• _Work item_
Set out exactly every line of the entries below, starting at the line that holds "int vl_layernorm_bwd_sres(const void*" and stopping after the line that holds "int nparts, int".

[Items from a data source]
=====

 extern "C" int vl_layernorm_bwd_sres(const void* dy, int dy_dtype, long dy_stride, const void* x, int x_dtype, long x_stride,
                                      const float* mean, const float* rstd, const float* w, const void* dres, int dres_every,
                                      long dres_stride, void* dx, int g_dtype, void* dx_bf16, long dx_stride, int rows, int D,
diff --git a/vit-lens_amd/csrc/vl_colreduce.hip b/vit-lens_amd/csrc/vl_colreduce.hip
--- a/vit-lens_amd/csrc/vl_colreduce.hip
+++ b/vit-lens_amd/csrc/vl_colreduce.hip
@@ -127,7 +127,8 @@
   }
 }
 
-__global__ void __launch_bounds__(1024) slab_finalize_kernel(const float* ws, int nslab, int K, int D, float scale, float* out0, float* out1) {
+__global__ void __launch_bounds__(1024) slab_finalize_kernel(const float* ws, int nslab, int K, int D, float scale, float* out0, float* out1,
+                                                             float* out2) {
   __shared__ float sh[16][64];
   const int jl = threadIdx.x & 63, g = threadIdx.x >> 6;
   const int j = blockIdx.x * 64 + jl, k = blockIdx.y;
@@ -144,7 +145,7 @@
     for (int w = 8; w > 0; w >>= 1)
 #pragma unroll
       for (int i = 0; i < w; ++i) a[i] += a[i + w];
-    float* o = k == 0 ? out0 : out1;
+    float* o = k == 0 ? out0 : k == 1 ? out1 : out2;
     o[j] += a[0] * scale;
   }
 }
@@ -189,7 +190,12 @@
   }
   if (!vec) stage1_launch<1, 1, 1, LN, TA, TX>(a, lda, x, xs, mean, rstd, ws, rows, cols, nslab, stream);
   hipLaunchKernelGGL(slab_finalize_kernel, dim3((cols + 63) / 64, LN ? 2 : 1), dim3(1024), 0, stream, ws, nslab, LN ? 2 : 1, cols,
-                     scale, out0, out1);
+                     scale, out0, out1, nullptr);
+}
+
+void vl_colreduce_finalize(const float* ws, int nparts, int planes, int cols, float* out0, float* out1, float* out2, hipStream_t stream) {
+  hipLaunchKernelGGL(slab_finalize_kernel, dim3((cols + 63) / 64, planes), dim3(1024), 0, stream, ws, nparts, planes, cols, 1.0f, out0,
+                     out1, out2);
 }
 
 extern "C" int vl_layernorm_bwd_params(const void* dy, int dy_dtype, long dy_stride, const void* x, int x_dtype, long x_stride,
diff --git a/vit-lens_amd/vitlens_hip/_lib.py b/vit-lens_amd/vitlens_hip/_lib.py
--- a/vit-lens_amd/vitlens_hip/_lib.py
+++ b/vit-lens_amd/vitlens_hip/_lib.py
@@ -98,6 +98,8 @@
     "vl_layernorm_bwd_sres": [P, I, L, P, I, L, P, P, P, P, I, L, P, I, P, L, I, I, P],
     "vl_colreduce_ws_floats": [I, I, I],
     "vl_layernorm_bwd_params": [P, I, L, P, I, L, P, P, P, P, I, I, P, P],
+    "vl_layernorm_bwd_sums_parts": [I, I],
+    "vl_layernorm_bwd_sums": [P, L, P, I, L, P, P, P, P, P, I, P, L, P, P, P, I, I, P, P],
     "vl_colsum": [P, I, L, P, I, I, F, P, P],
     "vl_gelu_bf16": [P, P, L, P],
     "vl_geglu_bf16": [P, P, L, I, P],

=====

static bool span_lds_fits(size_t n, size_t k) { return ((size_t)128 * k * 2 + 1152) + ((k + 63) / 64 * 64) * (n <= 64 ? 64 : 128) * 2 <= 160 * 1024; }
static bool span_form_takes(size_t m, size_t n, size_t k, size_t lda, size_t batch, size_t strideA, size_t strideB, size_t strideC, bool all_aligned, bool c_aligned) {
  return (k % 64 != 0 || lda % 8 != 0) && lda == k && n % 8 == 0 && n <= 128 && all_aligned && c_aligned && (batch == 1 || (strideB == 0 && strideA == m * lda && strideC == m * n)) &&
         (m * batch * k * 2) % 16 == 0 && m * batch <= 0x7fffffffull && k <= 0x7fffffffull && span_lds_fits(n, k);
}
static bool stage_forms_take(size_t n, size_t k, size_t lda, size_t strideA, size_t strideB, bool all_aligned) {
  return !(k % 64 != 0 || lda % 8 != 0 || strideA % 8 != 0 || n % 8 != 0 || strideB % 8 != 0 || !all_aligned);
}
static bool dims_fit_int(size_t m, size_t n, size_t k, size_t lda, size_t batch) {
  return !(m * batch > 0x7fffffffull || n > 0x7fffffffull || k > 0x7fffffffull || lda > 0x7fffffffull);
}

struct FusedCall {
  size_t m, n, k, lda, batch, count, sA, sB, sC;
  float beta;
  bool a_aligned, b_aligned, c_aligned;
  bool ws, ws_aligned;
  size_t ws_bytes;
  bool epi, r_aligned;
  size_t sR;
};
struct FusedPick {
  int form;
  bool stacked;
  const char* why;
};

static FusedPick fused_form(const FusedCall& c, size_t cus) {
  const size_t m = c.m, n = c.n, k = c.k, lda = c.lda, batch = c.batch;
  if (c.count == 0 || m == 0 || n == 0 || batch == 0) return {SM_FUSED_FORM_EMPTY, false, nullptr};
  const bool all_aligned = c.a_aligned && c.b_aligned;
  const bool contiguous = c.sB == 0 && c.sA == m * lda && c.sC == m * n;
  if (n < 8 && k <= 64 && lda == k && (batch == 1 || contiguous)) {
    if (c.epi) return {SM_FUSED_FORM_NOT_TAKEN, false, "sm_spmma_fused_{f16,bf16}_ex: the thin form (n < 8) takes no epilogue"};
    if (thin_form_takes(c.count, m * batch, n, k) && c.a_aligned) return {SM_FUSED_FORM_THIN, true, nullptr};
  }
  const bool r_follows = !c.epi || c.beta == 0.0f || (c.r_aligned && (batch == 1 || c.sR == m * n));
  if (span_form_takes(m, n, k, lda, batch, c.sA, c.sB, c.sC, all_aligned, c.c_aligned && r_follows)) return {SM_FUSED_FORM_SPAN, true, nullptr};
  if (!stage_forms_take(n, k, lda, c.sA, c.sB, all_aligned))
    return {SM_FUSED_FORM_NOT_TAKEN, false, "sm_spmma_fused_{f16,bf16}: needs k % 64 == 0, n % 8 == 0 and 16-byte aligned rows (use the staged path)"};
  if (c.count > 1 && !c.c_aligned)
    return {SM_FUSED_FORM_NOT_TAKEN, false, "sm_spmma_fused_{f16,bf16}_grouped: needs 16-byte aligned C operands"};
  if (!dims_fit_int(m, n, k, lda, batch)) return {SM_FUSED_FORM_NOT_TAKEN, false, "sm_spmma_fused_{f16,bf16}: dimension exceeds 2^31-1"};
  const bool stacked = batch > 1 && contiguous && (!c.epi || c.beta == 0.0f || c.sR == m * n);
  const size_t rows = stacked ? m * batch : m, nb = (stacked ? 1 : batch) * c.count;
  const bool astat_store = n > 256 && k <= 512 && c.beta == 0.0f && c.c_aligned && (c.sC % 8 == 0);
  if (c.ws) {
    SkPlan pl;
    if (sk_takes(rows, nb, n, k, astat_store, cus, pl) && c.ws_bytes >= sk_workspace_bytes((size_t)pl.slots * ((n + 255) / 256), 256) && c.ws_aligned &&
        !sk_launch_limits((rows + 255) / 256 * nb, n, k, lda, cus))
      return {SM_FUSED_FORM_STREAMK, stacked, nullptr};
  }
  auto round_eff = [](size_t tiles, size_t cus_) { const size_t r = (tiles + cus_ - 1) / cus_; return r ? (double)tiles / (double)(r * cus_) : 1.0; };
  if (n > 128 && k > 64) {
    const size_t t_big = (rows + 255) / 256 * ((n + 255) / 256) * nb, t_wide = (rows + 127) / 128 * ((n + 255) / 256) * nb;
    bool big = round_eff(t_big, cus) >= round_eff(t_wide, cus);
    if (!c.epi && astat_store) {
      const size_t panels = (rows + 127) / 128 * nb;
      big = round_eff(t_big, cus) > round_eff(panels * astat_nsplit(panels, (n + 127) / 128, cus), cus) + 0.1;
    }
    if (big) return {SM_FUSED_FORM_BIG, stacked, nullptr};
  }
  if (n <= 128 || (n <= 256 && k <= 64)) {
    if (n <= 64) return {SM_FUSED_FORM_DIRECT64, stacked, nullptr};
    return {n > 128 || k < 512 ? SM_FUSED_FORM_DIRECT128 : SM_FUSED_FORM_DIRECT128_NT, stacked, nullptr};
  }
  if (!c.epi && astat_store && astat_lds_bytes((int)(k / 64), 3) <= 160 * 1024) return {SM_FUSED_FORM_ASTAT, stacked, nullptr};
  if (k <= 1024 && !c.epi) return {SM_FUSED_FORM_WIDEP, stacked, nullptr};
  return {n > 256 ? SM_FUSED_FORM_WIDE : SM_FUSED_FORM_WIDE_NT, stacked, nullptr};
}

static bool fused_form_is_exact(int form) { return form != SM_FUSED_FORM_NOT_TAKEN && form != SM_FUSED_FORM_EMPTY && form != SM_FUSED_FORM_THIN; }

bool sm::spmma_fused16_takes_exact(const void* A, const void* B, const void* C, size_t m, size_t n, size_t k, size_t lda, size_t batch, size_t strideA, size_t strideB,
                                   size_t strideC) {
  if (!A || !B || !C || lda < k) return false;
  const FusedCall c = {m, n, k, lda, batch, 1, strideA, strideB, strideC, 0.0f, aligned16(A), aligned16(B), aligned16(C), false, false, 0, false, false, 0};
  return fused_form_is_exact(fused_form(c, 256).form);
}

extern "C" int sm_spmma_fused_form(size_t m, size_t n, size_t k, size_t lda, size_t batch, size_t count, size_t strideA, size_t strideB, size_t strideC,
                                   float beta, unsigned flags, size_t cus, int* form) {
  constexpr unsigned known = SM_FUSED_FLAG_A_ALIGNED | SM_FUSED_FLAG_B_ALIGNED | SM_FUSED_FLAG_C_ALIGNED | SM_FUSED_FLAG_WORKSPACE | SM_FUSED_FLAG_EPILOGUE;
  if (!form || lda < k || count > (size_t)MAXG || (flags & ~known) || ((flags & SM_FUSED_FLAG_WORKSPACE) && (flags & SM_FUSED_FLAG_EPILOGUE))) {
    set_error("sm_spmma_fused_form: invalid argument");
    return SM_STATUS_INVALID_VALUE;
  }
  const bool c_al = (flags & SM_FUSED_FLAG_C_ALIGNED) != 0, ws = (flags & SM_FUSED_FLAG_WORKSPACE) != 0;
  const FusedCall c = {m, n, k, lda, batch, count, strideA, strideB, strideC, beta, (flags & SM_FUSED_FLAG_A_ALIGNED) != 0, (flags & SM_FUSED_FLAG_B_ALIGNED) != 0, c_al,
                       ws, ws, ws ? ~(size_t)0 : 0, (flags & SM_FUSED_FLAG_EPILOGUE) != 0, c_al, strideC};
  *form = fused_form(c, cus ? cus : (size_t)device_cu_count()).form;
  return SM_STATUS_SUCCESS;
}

=====

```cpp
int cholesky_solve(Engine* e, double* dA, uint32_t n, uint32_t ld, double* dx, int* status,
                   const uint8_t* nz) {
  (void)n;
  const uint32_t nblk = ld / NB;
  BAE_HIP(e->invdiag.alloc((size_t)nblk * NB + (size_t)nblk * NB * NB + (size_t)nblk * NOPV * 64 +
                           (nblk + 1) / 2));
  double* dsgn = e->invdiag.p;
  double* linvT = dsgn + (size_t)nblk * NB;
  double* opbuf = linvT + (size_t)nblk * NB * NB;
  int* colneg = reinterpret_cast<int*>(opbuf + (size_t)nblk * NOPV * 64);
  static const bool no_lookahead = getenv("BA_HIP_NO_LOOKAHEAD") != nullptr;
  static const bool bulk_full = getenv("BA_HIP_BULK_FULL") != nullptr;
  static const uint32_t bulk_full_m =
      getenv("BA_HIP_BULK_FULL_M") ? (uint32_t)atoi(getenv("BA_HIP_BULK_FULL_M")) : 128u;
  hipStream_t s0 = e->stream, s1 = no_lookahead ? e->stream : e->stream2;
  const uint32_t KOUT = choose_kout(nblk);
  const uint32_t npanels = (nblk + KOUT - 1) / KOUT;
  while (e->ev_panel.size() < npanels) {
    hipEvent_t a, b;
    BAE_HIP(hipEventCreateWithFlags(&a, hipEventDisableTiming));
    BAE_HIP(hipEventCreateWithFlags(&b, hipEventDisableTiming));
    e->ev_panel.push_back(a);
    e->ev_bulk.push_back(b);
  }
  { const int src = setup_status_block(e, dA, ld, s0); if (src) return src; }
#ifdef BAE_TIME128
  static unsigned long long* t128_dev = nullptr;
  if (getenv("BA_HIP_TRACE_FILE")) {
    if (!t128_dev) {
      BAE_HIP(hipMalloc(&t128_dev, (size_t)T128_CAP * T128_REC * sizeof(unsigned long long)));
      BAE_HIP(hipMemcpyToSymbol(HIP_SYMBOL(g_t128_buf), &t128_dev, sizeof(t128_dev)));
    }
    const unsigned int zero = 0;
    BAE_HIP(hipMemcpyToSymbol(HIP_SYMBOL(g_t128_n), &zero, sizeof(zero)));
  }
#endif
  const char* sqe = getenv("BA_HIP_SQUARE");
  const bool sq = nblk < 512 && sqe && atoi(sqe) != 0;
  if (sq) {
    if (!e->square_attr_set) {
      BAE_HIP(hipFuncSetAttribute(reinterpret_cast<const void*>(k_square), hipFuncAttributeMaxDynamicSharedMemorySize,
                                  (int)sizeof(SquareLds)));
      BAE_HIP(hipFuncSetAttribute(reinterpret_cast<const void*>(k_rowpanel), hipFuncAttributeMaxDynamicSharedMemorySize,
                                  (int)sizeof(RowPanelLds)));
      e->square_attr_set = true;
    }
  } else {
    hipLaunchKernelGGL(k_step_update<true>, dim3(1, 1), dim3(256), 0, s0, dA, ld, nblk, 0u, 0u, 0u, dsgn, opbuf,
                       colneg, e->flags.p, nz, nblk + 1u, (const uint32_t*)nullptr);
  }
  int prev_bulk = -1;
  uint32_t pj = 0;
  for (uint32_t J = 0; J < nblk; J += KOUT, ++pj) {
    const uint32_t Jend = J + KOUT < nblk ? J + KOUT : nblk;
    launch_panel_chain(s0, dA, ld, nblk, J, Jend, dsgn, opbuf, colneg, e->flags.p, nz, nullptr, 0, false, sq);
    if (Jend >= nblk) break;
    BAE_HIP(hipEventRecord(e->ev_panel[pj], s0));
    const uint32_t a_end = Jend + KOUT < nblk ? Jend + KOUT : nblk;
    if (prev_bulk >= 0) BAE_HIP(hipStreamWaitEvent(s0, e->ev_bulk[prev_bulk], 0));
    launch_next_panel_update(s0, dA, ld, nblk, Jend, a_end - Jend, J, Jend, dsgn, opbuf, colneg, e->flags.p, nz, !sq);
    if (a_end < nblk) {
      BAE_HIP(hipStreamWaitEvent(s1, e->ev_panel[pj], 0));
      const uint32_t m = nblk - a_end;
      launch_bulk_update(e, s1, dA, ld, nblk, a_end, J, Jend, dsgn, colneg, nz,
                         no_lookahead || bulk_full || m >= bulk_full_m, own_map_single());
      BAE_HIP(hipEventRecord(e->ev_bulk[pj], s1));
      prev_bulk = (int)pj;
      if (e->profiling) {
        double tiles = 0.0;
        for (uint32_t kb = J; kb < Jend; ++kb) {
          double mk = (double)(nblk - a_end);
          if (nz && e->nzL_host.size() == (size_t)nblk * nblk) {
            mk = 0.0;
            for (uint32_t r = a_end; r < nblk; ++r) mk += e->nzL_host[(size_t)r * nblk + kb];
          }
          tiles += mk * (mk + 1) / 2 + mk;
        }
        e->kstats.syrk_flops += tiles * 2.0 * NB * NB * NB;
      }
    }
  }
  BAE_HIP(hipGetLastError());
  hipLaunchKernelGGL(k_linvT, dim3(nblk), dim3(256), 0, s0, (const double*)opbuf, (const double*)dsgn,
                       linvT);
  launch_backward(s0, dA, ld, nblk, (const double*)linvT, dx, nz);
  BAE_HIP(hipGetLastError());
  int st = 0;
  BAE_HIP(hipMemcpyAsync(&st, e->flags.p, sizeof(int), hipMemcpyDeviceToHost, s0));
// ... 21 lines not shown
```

=====

• _Answer section_
 extern "C" int vl_layernorm_bwd_sres(const void* dy, int dy_dtype, long dy_stride, const void* x, int x_dtype, long x_stride,
                                      const float* mean, const float* rstd, const float* w, const void* dres, int dres_every,
                                      long dres_stride, void* dx, int g_dtype, void* dx_bf16, long dx_stride, int rows, int D,
diff --git a/vit-lens_amd/csrc/vl_colreduce.hip b/vit-lens_amd/csrc/vl_colreduce.hip
--- a/vit-lens_amd/csrc/vl_colreduce.hip
+++ b/vit-lens_amd/csrc/vl_colreduce.hip
@@ -127,7 +127,8 @@
   }
 }
 
-__global__ void __launch_bounds__(1024) slab_finalize_kernel(const float* ws, int nslab, int K, int D, float scale, float* out0, float* out1) {
+__global__ void __launch_bounds__(1024) slab_finalize_kernel(const float* ws, int nslab, int K, int D, float scale, float* out0, float* out1,
+                                                             float* out2) {
   __shared__ float sh[16][64];
   const int jl = threadIdx.x & 63, g = threadIdx.x >> 6;
   const int j = blockIdx.x * 64 + jl, k = blockIdx.y;
@@ -144,7 +145,7 @@
     for (int w = 8; w > 0; w >>= 1)
 #pragma unroll
       for (int i = 0; i < w; ++i) a[i] += a[i + w];
-    float* o = k == 0 ? out0 : out1;
+    float* o = k == 0 ? out0 : k == 1 ? out1 : out2;
     o[j] += a[0] * scale;
   }
 }
@@ -189,7 +190,12 @@
   }
   if (!vec) stage1_launch<1, 1, 1, LN, TA, TX>(a, lda, x, xs, mean, rstd, ws, rows, cols, nslab, stream);
   hipLaunchKernelGGL(slab_finalize_kernel, dim3((cols + 63) / 64, LN ? 2 : 1), dim3(1024), 0, stream, ws, nslab, LN ? 2 : 1, cols,
-                     scale, out0, out1);
+                     scale, out0, out1, nullptr);
+}
+
+void vl_colreduce_finalize(const float* ws, int nparts, int planes, int cols, float* out0, float* out1, float* out2, hipStream_t stream) {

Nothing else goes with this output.